§ **Collected data**
####
Result: no change. 1660 (median of 6 runs) (+0.5%).

```diff
diff --git a/multi-modal-uncertainty_amd/csrc/attention.hip b/multi-modal-uncertainty_amd/csrc/attention.hip
--- a/multi-modal-uncertainty_amd/csrc/attention.hip
+++ b/multi-modal-uncertainty_amd/csrc/attention.hip
@@ -90,6 +90,29 @@
 }
 static __device__ __forceinline__ void dma4(__amdgpu_buffer_rsrc_t r, char* lds, uint32_t off) {
   __builtin_amdgcn_raw_ptr_buffer_load_lds(r, (MMU_LDS(void)*)lds, 4, off, 0, 0, 0);
+}
+typedef uint32_t u32x4 __attribute__((ext_vector_type(4)));
+static __device__ __forceinline__ u32x4 urs4_at(const void* base, int bytes, int off) {
+  const uint64_t a = (uint64_t)((const char*)base + off);
+  u32x4 d;
+  d[0] = __builtin_amdgcn_readfirstlane((uint32_t)a);
+  d[1] = __builtin_amdgcn_readfirstlane((uint32_t)(a >> 32)) & 0xFFFFu;
+  d[2] = __builtin_amdgcn_readfirstlane(bytes > off ? bytes - off : 0);
+  d[3] = 0x00020000u;
+  return d;
+}
+static __device__ __forceinline__ uint32_t lds_addr(const void* a) {
+  return (uint32_t)(uintptr_t)(MMU_LDS(const char)*)(const char*)a;
+}
+static __device__ __forceinline__ void dma16a(u32x4 r, const char* lds, uint32_t off) {
+  asm volatile("s_mov_b32 m0, %2\n\ts_nop 0\n\tbuffer_load_dwordx4 %0, %1, 0 offen lds"
+               :: "v"(off), "s"(r), "s"(__builtin_amdgcn_readfirstlane(lds_addr(lds)))
+               : "memory");
+}
+static __device__ __forceinline__ void dma4a(u32x4 r, const char* lds, uint32_t off) {
+  asm volatile("s_mov_b32 m0, %2\n\ts_nop 0\n\tbuffer_load_dword %0, %1, 0 offen lds"
+               :: "v"(off), "s"(r), "s"(__builtin_amdgcn_readfirstlane(lds_addr(lds)))
+               : "memory");
 }
 static __device__ __forceinline__ void raw_barrier() {
   __builtin_amdgcn_s_barrier();
@@ -362,13 +385,16 @@
 }
 
 constexpr int DK_NS = 4;
+constexpr int DK_WAVES = 4;
 constexpr int DK_TILE = 32 * 128;
-constexpr int DK_ROWS = 32 * 4 + 32 * 4 + 32 * 8;
+constexpr int DK_ROWS = 32 * 4 + 32 * 4 + 2 * 32 * 8;
 constexpr int DK_STAGE = 2 * DK_TILE + DK_ROWS;
-
+constexpr int DK_OUT = 2 * 64 * 64;
+static_assert(DK_WAVES * DK_OUT + DK_WAVES * 128 * 4 <= DK_NS * DK_STAGE,
+              "dK/dV output staging and column-sum rows exceed the ring's LDS");
 
 template <bool DROP>
-__global__ __launch_bounds__(128) __attribute__((amdgpu_waves_per_eu(2))) void attn_dkdv_dma_kernel(AttnParams p) {
+__global__ __launch_bounds__(64 * DK_WAVES) __attribute__((amdgpu_waves_per_eu(3))) void attn_dkdv_dma_kernel(AttnParams p) {
   __shared__ __attribute__((aligned(16))) char smem[DK_NS * DK_STAGE];
   const int t = threadIdx.x, l = t & 63, h = l >> 5;
   const int w = __builtin_amdgcn_readfirstlane(t >> 6);
@@ -376,7 +402,7 @@
   block_coords(bx, bh);
   const int b = bh / p.heads, hd = bh - b * p.heads;
   const int L = p.L, HD = p.heads * 64;
-  const int k0w = bx * 64 + 32 * w, key = k0w + (l & 31);
+  const int k0w = bx * (32 * DK_WAVES) + 32 * w, key = k0w + (l & 31);
   const bool wave_live = k0w < L, kv = key < L;
   const bool drop = DROP;
   const float zs = drop ? 1.0f / (1.0f - p.drop_p) : 1.0f;
@@ -406,42 +432,33 @@
   for (int i = 0; i < 16; ++i) { dk[0][i] = 0.f; dk[1][i] = 0.f; dv[0][i] = 0.f; dv[1][i] = 0.f; }
 
   const int nq = (L + 31) / 32;
-  uint32_t pc_off[4];
-  const int ldr = w == 0 ? p.ld_qkv : p.ld_do;
-#pragma unroll
-  for (int pc = 0; pc < 4; ++pc) {
-    const int row = 8 * pc + (l >> 3), c = (l & 7) ^ fsw(row);
+  uint32_t pc_off[2];
+  const int ldr = w < 2 ? p.ld_qkv : p.ld_do;
+#pragma unroll
+  for (int pc = 0; pc < 2; ++pc) {
+    const int row = 8 * (2 * (w & 1) + pc) + (l >> 3), c = (l & 7) ^ fsw(row);
     pc_off[pc] = (uint32_t)((row * ldr + hd * 64 + 8 * c) * 2);
   }
-  const uint32_t row_off = (uint32_t)(16 * l), kw_off = (uint32_t)((((l >> 1) * nkv + bx) * 8) + 4 * (l & 1));
+  const uint32_t sm_off = w < 2 ? (uint32_t)(16 * l) : (uint32_t)((((l >> 1) * nkv + 2 * bx + (w - 2)) * 8) + 4 * (l & 1));
   auto issue = [&](int i) {
     char* st = smem + (i % DK_NS) * DK_STAGE;
     const int q0 = i * 32;
-    if (w == 0) {
-      const __amdgpu_buffer_rsrc_t rt = urs_at(q_base, q_bytes, q0 * p.ld_qkv * 2);
-#pragma unroll
-      for (int pc = 0; pc < 4; ++pc) dma16(rt, st + pc * 1024, pc_off[pc]);
-      if (l < 8) {
-        dma16(urs_at(l_base, L * 4, q0 * 4), st + 2 * DK_TILE, row_off);
-        dma16(urs_at(d_base, L * 4, q0 * 4), st + 2 * DK_TILE + 128, row_off);
-      }
+    if (w < 2) {
+      const u32x4 rt = urs4_at(q_base, q_bytes, q0 * p.ld_qkv * 2);
+#pragma unroll
+      for (int pc = 0; pc < 2; ++pc) dma16a(rt, st + (2 * w + pc) * 1024, pc_off[pc]);
+      if (l < 8) dma16a(urs4_at(w == 0 ? l_base : d_base, L * 4, q0 * 4), st + 2 * DK_TILE + w * 128, sm_off);
     } else {
-      const __amdgpu_buffer_rsrc_t rt = urs_at(do_base, do_bytes, q0 * p.ld_do * 2);
-#pragma unroll
-      for (int pc = 0; pc < 4; ++pc) dma16(rt, st + DK_TILE + pc * 1024, pc_off[pc]);
-      dma4(urs_at(k_base, drop ? L * nkv * 8 : 0, q0 * nkv * 8), st + 2 * DK_TILE + 256, kw_off);
+      const u32x4 rt = urs4_at(do_base, do_bytes, q0 * p.ld_do * 2);
+#pragma unroll
+      for (int pc = 0; pc < 2; ++pc) dma16a(rt, st + DK_TILE + (2 * (w - 2) + pc) * 1024, pc_off[pc]);
+      dma4a(urs4_at(k_base, drop ? L * nkv * 8 : 0, q0 * nkv * 8), st + 2 * DK_TILE + 256 + (w - 2) * 256, sm_off);
     }
   };
   auto wait_for = [&](int ahead) {
-    if (w == 0) {
-      if (ahead >= 2) asm volatile("s_waitcnt vmcnt(12)" ::: "memory");
-      else if (ahead == 1) asm volatile("s_waitcnt vmcnt(6)" ::: "memory");
-      else asm volatile("s_waitcnt vmcnt(0)" ::: "memory");
-    } else {
-      if (ahead >= 2) asm volatile("s_waitcnt vmcnt(10)" ::: "memory");
-      else if (ahead == 1) asm volatile("s_waitcnt vmcnt(5)" ::: "memory");
-      else asm volatile("s_waitcnt vmcnt(0)" ::: "memory");
-    }
+    if (ahead >= 2) asm volatile("s_waitcnt vmcnt(6)" ::: "memory");
+    else if (ahead == 1) asm volatile("s_waitcnt vmcnt(3)" ::: "memory");
+    else asm volatile("s_waitcnt vmcnt(0)" ::: "memory");
   };
   asm volatile("s_waitcnt vmcnt(0)" ::: "memory");
   for (int i = 0; i < DK_NS - 1 && i < nq; ++i) issue(i);
@@ -456,17 +473,13 @@
     const char* Ds = st + DK_TILE;
     const float* lse = (const float*)(st + 2 * DK_TILE);
     const float* dlt = lse + 32;
-    const uint32_t* kbit = (const uint32_t*)(st + 2 * DK_TILE + 256) + w;
+    const uint32_t* kbit = (const uint32_t*)(st + 2 * DK_TILE + 256 + (w >> 1) * 256) + (w & 1);
     if (wave_live) {
       f32x4 l4[4], nd4[4];
-      uint32_t kwr[16];
 #pragma unroll
       for (int j = 0; j < 4; ++j) {
         l4[j] = *(const f32x4*)(lse + 8 * j + 4 * h);
         nd4[j] = *(const f32x4*)(dlt + 8 * j + 4 * h);
-        if (DROP)
-#pragma unroll
-          for (int i2 = 0; i2 < 4; ++i2) kwr[4 * j + i2] = kbit[2 * (8 * j + 4 * h + i2)];
       }
       f32x16 sc, dp;
 #pragma unroll
@@ -480,18 +493,35 @@
         dp = __builtin_amdgcn_mfma_f32_32x32x16_bf16(row_frag(Ds, 0, ks, l), vf[ks], dp, 0, 0, 0);
       }
       f32x16 pz;
-#pragma unroll
-      for (int r = 0; r < 16; ++r) {
-        const float pr = __builtin_amdgcn_exp2f(fmaf(sc[r], -LOG2E, mkey));
-        if (DROP) {
-          const uint32_t m = keepmask(kwr[r], lane31);
-          pz[r] = __uint_as_float(m & __float_as_uint(pr));
-          sc[r] = pr * __uint_as_float(bfi(m, __float_as_uint(dp[r]), __float_as_uint(nd4[r >> 2][r & 3])));
-        } else {
-          pz[r] = pr;
-          sc[r] = pr * dp[r];
+      int zo = 4 * h;
+      if (DROP) asm("" : "+v"(zo));
+      f32x4 ndg[2];
+      uint32_t kwg[2][4];
+      auto load_group = [&](auto j_tag) {
+        constexpr int j = decltype(j_tag)::value;
+        ndg[j & 1] = *(const f32x4*)(dlt + 8 * j + zo);
+#pragma unroll
+        for (int i2 = 0; i2 < 4; ++i2) kwg[j & 1][i2] = kbit[2 * (8 * j + i2 + zo)];
+      };
+      if (DROP) load_group(std::integral_constant<int, 0>{});
+      auto group = [&](auto j_tag) {
+        constexpr int j = decltype(j_tag)::value;
+        if (DROP && j < 3) load_group(std::integral_constant<int, (j + 1) & 3>{});
+#pragma unroll
+        for (int e = 0; e < 4; ++e) {
+          const int r = 4 * j + e;
+          const float pr = __builtin_amdgcn_exp2f(fmaf(sc[r], -LOG2E, mkey));
+          if (DROP) {
+            const uint32_t m = keepmask(kwg[j & 1][e], lane31);
+            pz[r] = __uint_as_float(m & __float_as_uint(pr));
+            sc[r] = pr * __uint_as_float(bfi(m, __float_as_uint(dp[r]), __float_as_uint(ndg[j & 1][e])));
+          } else {
+            pz[r] = pr;
+            sc[r] = pr * dp[r];
+          }
         }
-      }
+      };
+      static_for(group, std::make_integer_sequence<int, 4>{});
 #pragma unroll
       for (int s2 = 0; s2 < 2; ++s2) {
         if (s2 == 1 && 32 * i + 16 >= L) break;
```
####
Every line holding the word "constexpr" should be copied out of the records above.

 constexpr int DK_NS = 4;
+constexpr int DK_WAVES = 4;
 constexpr int DK_TILE = 32 * 128;
-constexpr int DK_ROWS = 32 * 4 + 32 * 4 + 32 * 8;
+constexpr int DK_ROWS = 32 * 4 + 32 * 4 + 2 * 32 * 8;
 constexpr int DK_STAGE = 2 * DK_TILE + DK_ROWS;
+constexpr int DK_OUT = 2 * 64 * 64;
+        constexpr int j = decltype(j_tag)::value;
+        constexpr int j = decltype(j_tag)::value;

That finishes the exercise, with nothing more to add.